EXERCISE DIRECTIONS = Start with the first line of the data and end with the line that holds "d.bn.running_mean = None"; write out each one exactly.

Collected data
# # # #
def gemm_fwd(n: int, h: int, w: int, taps: int, ins: Sequence[V], outs: Sequence[V], weight: torch.Tensor,
             bias: Optional[torch.Tensor] = None, stats_partial: Optional[torch.Tensor] = None,
             direct: bool = False, bn: Optional[BatchNormFinish] = None) -> _lib.GemmSizes:
    if len(ins) > MAX_VIEWS or len(outs) > MAX_VIEWS:
        raise ValueError("too many views")
    d = GemmDesc()
    d.N, d.H, d.W, d.taps = n, h, w, taps
    d.flags = (_lib.GEMM_DIRECT if (direct or not USE_WINOGRAD) else 0) | _storage_flag(outs, ins)
    d.n_in, d.n_out = len(ins), len(outs)
    k = sum(v.fill(d.inp[i]) for i, v in enumerate(ins))
    nc = sum(v.fill(d.out[i]) for i, v in enumerate(outs))
    from_src = isinstance(weight, WSrc)
    if not from_src:
        _need(weight, "packed weight")
    if weight.numel() != taps * k * nc or (from_src and (weight.taps, weight.k, weight.n) != (taps, k, nc)):
        raise ValueError("weight has %d elements, expected %d*%d*%d" % (weight.numel(), taps, k, nc))
    if bias is not None and _need(bias, "bias").numel() != nc:
        raise ValueError("bias length mismatch")
    rows = gemm_pixel_blocks(n, h, w) if bn is None else gemm_stats_rows(n, h, w)
    if stats_partial is not None and _need(stats_partial, "stats").numel() != rows * nc * 2:
        raise ValueError("stats_partial size mismatch")
    if bn is not None:
        if stats_partial is None or len(outs) != 1:
            raise ValueError("a fused BatchNorm finalize needs stats_partial and a single output view")
        mean, invstd, scale, shift = bn.outputs(nc)
        for t, what in ((bn.gamma, "gamma"), (bn.beta, "beta")):
            if _need(t, what).numel() != nc:
                raise ValueError("BatchNorm %s length mismatch" % what)
        d.bn.gamma, d.bn.beta = bn.gamma.data_ptr(), bn.beta.data_ptr()
        d.bn.running_mean = None if bn.running_mean is None else _need(bn.running_mean, "running_mean").data_ptr()
        d.bn.running_var = None if bn.running_var is None else _need(bn.running_var, "running_var").data_ptr()
        d.bn.mean, d.bn.invstd, d.bn.scale, d.bn.shift = mean.data_ptr(), invstd.data_ptr(), scale.data_ptr(), shift.data_ptr()
        d.bn.count, d.bn.eps, d.bn.momentum = int(bn.count), float(bn.eps), float(bn.momentum)

    d.weight = None if from_src else weight.data_ptr()
    d.bias = None if bias is None else bias.data_ptr()
    d.stats_partial = None if stats_partial is None else stats_partial.data_ptr()
    lib = _lib.lib()
    plan = _lib.GemmSizes()
    d.weight_image = _NO_IMAGE_YET if USE_FAST_GEMM else None
    if USE_FAST_GEMM and lib.unetpp_gemm_plan(C.byref(d), 0, C.byref(plan)) != 0:
        d.weight_image = None
    if d.weight_image is not None:
        n_img = int(plan.image_floats)
        ready = False
        if from_src and _PLAN is not None and _PLAN.phase is not None:
            sig = (weight.t.data_ptr(), weight.s_t, weight.s_k, weight.s_ko, weight.s_n, weight.s_no, weight.k_inner,
                   weight.n_inner, weight.flip, taps, d.flags, tuple(v.c_len for v in d.inp[:d.n_in]),
                   tuple(v.c_len for v in d.out[:d.n_out])) + phase_tag(_PLAN.phase)
            image, ready = _PLAN.image_for(sig, n_img, weight, d)
        else:
            image = torch.empty(n_img, dtype=torch.float32, device=weight.device)
        if ready:
            pass
        elif from_src:
            ws = WeightSrc()
            weight.fill(ws)
            check(lib.unetpp_gemm_pack_weight_image_from(C.byref(d), C.byref(ws), _ptr(image), _stream()),
                  "unetpp_gemm_pack_weight_image_from")
        else:
            check(lib.unetpp_gemm_pack_weight_image(C.byref(d), _ptr(image), _stream()),
                  "unetpp_gemm_pack_weight_image")
        d.weight_image = image.data_ptr()
    if d.weight_image is None:
        if from_src:
            packed = weight.packed()
            d.weight = packed.data_ptr()
        check(lib.unetpp_gemm_plan(C.byref(d), 0, C.byref(plan)), "unetpp_gemm_plan")
    acc = sum(v.c_len for v in d.out[:d.n_out] if v.accumulate) + sum(v.c_len for v in d.out[:d.n_out] if v.gate)
    _timed_call(None, 2.0 * n * h * w * taps * k * nc,
                lambda: check(lib.unetpp_gemm_fwd(C.byref(d), _stream()), "unetpp_gemm_fwd"),
                (2.0 if d.flags & _lib.GEMM_BF16 else 4.0) * n * h * w * (k + nc + acc))
    return plan


def first_layer_dgrad_bf16(dy: torch.Tensor, weight: torch.Tensor, dx: torch.Tensor) -> None:
    n, h, w, co = dy.shape
    ci = dx.shape[3]
    _need(dy, "dy", torch.bfloat16)
    _need(weight, "weight")
    _need(dx, "dx")
    if tuple(weight.shape) != (co, ci, 3, 3) or tuple(dx.shape[:3]) != (n, h, w):
        raise ValueError("shape mismatch")
    check(_lib.lib().unetpp_first_layer_dgrad_bf16(_ptr(dy), _ptr(weight), n, h, w, ci, co, _ptr(dx), _stream()),
          "unetpp_first_layer_dgrad_bf16")


def pack_weight(dst: torch.Tensor, src: torch.Tensor, t: int, k: int, n: int, dstr, sstr, flip: bool = False) -> None:
    _need(dst, "pack dst")
    _need(src, "pack src")
    check(_lib.lib().unetpp_pack_weight(_ptr(dst), _ptr(src), t, k, n, dstr[0], dstr[1], dstr[2],
                                        sstr[0], sstr[1], sstr[2], int(flip), _stream()), "unetpp_pack_weight")


def wgrad(n: int, h: int, w: int, taps: int, xs: Sequence[V], dys: Sequence[V], dw: Optional[torch.Tensor],
          dw_strides, db: Optional[torch.Tensor], n_inner: Optional[int] = None, target_blocks: int = 256,
          direct: bool = False) -> _lib.WgradSizes:
    lib = _lib.lib()
    d = WgradDesc()
    d.N, d.H, d.W, d.taps = n, h, w, taps
    d.n_x, d.n_dy = len(xs), len(dys)
    k = sum(v.fill(d.x[i]) for i, v in enumerate(xs))
    nc = sum(v.fill(d.dy[i]) for i, v in enumerate(dys))
    d.flags = (_lib.GEMM_DIRECT if (direct or not USE_WINOGRAD) else 0) | _storage_flag(dys, xs)
    plan = _lib.WgradSizes()
    check(lib.unetpp_wgrad_plan(C.byref(d), target_blocks, C.byref(plan)), "unetpp_wgrad_plan")
    slabs = torch.empty(plan.slab_floats, dtype=torch.float32, device=xs[0].t.device)
    d.n_split, d.slabs = plan.n_split, slabs.data_ptr()
    _timed_call(None, 2.0 * n * h * w * taps * k * nc,
                lambda: check(lib.unetpp_wgrad(C.byref(d), _stream()), "unetpp_wgrad"),
                (2.0 if d.flags & _lib.GEMM_BF16 else 4.0) * n * h * w * (k + nc))
    if n_inner is None:
        n_inner = nc
    check(lib.unetpp_wgrad_finish(_ptr(slabs), plan.n_split, plan.planes, k, nc, n_inner, _ptr(dw), dw_strides[0],
                                  dw_strides[1], dw_strides[2], dw_strides[3], _ptr(db), _stream()), "unetpp_wgrad_finish")
    return plan


def bn_finalize(partial, n_blocks, c, count, gamma, beta, eps, momentum, running_mean, running_var):
    dev = partial.device
    mean, invstd, scale, shift = (torch.empty(c, dtype=torch.float32, device=dev) for _ in range(4))
    check(_lib.lib().unetpp_bn_finalize(_ptr(partial), n_blocks, c, count, _ptr(gamma), _ptr(beta), eps, momentum,
                                        _ptr(running_mean), _ptr(running_var), _ptr(mean), _ptr(invstd), _ptr(scale),
                                        _ptr(shift), _stream()), "unetpp_bn_finalize")
    return mean, invstd, scale, shift


def bn_eval_coeffs(gamma, beta, running_mean, running_var, eps):
    c = gamma.numel()
    scale, shift = (torch.empty(c, dtype=torch.float32, device=gamma.device) for _ in range(2))
    check(_lib.lib().unetpp_bn_eval_coeffs(_ptr(gamma), _ptr(beta), _ptr(running_mean), _ptr(running_var), eps, c,
                                           _ptr(scale), _ptr(shift), _stream()), "unetpp_bn_eval_coeffs")
    return scale, shift


def bn_eval_coeffs_stats(gamma, beta, running_mean, running_var, eps):
    c = gamma.numel()
    mean, invstd, scale, shift = (torch.empty(c, dtype=torch.float32, device=gamma.device) for _ in range(4))
    check(_lib.lib().unetpp_bn_eval_coeffs_stats(_ptr(gamma), _ptr(beta), _ptr(running_mean), _ptr(running_var), eps, c,
                                                 _ptr(scale), _ptr(shift), _ptr(mean), _ptr(invstd), _stream()),
          "unetpp_bn_eval_coeffs_stats")
    return mean, invstd, scale, shift


def _is_bf16(t):
    return t.dtype == torch.bfloat16


def affine_relu_pool(y, scale, shift, relu, act, pooled, pool_idx):
    n, h, w, c = y.shape
    if _is_bf16(y):
        check(_lib.lib().unetpp_affine_relu_pool_bf16(_ptr(y), _ptr(scale), _ptr(shift), int(relu), n, h, w, c, _ptr(act),
                                                      _ptr(pooled), _ptr(pool_idx), _stream()),
              "unetpp_affine_relu_pool_bf16")
        return
    check(_lib.lib().unetpp_affine_relu_pool(_ptr(y), _ptr(scale), _ptr(shift), int(relu), n, h, w, c, _ptr(act),
                                             _ptr(pooled), _ptr(pool_idx), _stream()), "unetpp_affine_relu_pool")


def maxpool_bwd(d_pooled, pool_idx, d_act, gate=None):
    n, h, w, c = d_act.shape
    if _is_bf16(d_act):
        check(_lib.lib().unetpp_maxpool_bwd_bf16(_ptr(d_pooled), _ptr(pool_idx), n, h, w, c, _ptr(d_act), _ptr(gate), _stream()),
              "unetpp_maxpool_bwd_bf16")
        return
    if gate is not None:
        raise ValueError("the fused ReLU mask is a bf16-storage option")
    check(_lib.lib().unetpp_maxpool_bwd(_ptr(d_pooled), _ptr(pool_idx), n, h, w, c, _ptr(d_act), _stream()),
          "unetpp_maxpool_bwd")


def _bn_backward_bf16(d_act, y, scale, shift, mean, invstd, gamma, dy_out, dgamma, dbeta, pool):
    lib = _lib.lib()
    n, h, w, c = y.shape
    blocks = int(lib.unetpp_bn_bwd_blocks_bf16(n * h * w, c))
    if blocks < 1:
        raise ValueError("bf16 BatchNorm backward needs C = 8 * 2^k channels, got %d" % c)
    partial = torch.empty(blocks * c * 2, dtype=torch.float32, device=y.device)
    dp, pi = (None, None) if pool is None else (_need(pool[0], "d_pooled", torch.bfloat16), _need(pool[1], "pool_idx", torch.uint8))
    st = _stream()
    check(lib.unetpp_bn_bwd_reduce_bf16(_ptr(d_act), _ptr(y), _ptr(scale), _ptr(shift), _ptr(mean), _ptr(invstd), _ptr(dp),
                                        _ptr(pi), n, h, w, c, _ptr(partial), st), "unetpp_bn_bwd_reduce_bf16")
    check(lib.unetpp_bn_bwd_finalize(_ptr(partial), blocks, c, _ptr(dgamma), _ptr(dbeta), st), "unetpp_bn_bwd_finalize")
    check(lib.unetpp_bn_bwd_apply_bf16(_ptr(d_act), _ptr(y), _ptr(scale), _ptr(shift), _ptr(mean), _ptr(invstd), _ptr(gamma),
                                       _ptr(dgamma), _ptr(dbeta), _ptr(dp), _ptr(pi), n, h, w, c, _ptr(dy_out), st),
          "unetpp_bn_bwd_apply_bf16")
    return dgamma, dbeta


def bn_backward(d_act, y, scale, shift, mean, invstd, gamma, dy_out, dgamma=None, dbeta=None, pool=None):
    lib = _lib.lib()
    n, h, w, c = y.shape
    pixels = n * h * w
    if dgamma is None:
        dgamma = torch.empty(c, dtype=torch.float32, device=y.device)
    if dbeta is None:
        dbeta = torch.empty(c, dtype=torch.float32, device=y.device)
    if _is_bf16(y):
        return _bn_backward_bf16(d_act, y, scale, shift, mean, invstd, gamma, dy_out, dgamma, dbeta, pool)
    if pool is not None and not lib.unetpp_bn_bwd_pool_ok(n, h, w, c):
        maxpool_bwd(pool[0], pool[1], d_act)
        pool = None
    blocks = int(lib.unetpp_bn_bwd_blocks(pixels, c))
    partial = torch.empty(blocks * c * 2, dtype=torch.float32, device=y.device)
    st = _stream()
    if pool is None:
        check(lib.unetpp_bn_bwd_reduce(_ptr(d_act), _ptr(y), _ptr(scale), _ptr(shift), _ptr(mean), _ptr(invstd), pixels,
                                       c, _ptr(partial), st), "unetpp_bn_bwd_reduce")
    else:
        d_pooled, pool_idx = _need(pool[0], "d_pooled"), _need(pool[1], "pool_idx", torch.uint8)
        check(lib.unetpp_bn_bwd_reduce_pool(_ptr(d_act), _ptr(y), _ptr(scale), _ptr(shift), _ptr(mean), _ptr(invstd),
                                            _ptr(d_pooled), _ptr(pool_idx), n, h, w, c, _ptr(partial), st),
              "unetpp_bn_bwd_reduce_pool")
    check(lib.unetpp_bn_bwd_finalize(_ptr(partial), blocks, c, _ptr(dgamma), _ptr(dbeta), st), "unetpp_bn_bwd_finalize")
    if pool is None:
        check(lib.unetpp_bn_bwd_apply(_ptr(d_act), _ptr(y), _ptr(scale), _ptr(shift), _ptr(mean), _ptr(invstd),
                                      _ptr(gamma), _ptr(dgamma), _ptr(dbeta), pixels, c, _ptr(dy_out), st),
              "unetpp_bn_bwd_apply")
    else:
        check(lib.unetpp_bn_bwd_apply_pool(_ptr(d_act), _ptr(y), _ptr(scale), _ptr(shift), _ptr(mean), _ptr(invstd),
                                           _ptr(gamma), _ptr(dgamma), _ptr(dbeta), _ptr(pool[0]), _ptr(pool[1]), n, h,
                                           w, c, _ptr(dy_out), st), "unetpp_bn_bwd_apply_pool")
    return dgamma, dbeta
# # # #
WRITTEN REPLY =
def gemm_fwd(n: int, h: int, w: int, taps: int, ins: Sequence[V], outs: Sequence[V], weight: torch.Tensor,
             bias: Optional[torch.Tensor] = None, stats_partial: Optional[torch.Tensor] = None,
             direct: bool = False, bn: Optional[BatchNormFinish] = None) -> _lib.GemmSizes:
    if len(ins) > MAX_VIEWS or len(outs) > MAX_VIEWS:
        raise ValueError("too many views")
    d = GemmDesc()
    d.N, d.H, d.W, d.taps = n, h, w, taps
    d.flags = (_lib.GEMM_DIRECT if (direct or not USE_WINOGRAD) else 0) | _storage_flag(outs, ins)
    d.n_in, d.n_out = len(ins), len(outs)
    k = sum(v.fill(d.inp[i]) for i, v in enumerate(ins))
    nc = sum(v.fill(d.out[i]) for i, v in enumerate(outs))
    from_src = isinstance(weight, WSrc)
    if not from_src:
        _need(weight, "packed weight")
    if weight.numel() != taps * k * nc or (from_src and (weight.taps, weight.k, weight.n) != (taps, k, nc)):
        raise ValueError("weight has %d elements, expected %d*%d*%d" % (weight.numel(), taps, k, nc))
    if bias is not None and _need(bias, "bias").numel() != nc:
        raise ValueError("bias length mismatch")
    rows = gemm_pixel_blocks(n, h, w) if bn is None else gemm_stats_rows(n, h, w)
    if stats_partial is not None and _need(stats_partial, "stats").numel() != rows * nc * 2:
        raise ValueError("stats_partial size mismatch")
    if bn is not None:
        if stats_partial is None or len(outs) != 1:
            raise ValueError("a fused BatchNorm finalize needs stats_partial and a single output view")
        mean, invstd, scale, shift = bn.outputs(nc)
        for t, what in ((bn.gamma, "gamma"), (bn.beta, "beta")):
            if _need(t, what).numel() != nc:
                raise ValueError("BatchNorm %s length mismatch" % what)
        d.bn.gamma, d.bn.beta = bn.gamma.data_ptr(), bn.beta.data_ptr()
        d.bn.running_mean = None if bn.running_mean is None else _need(bn.running_mean, "running_mean").data_ptr()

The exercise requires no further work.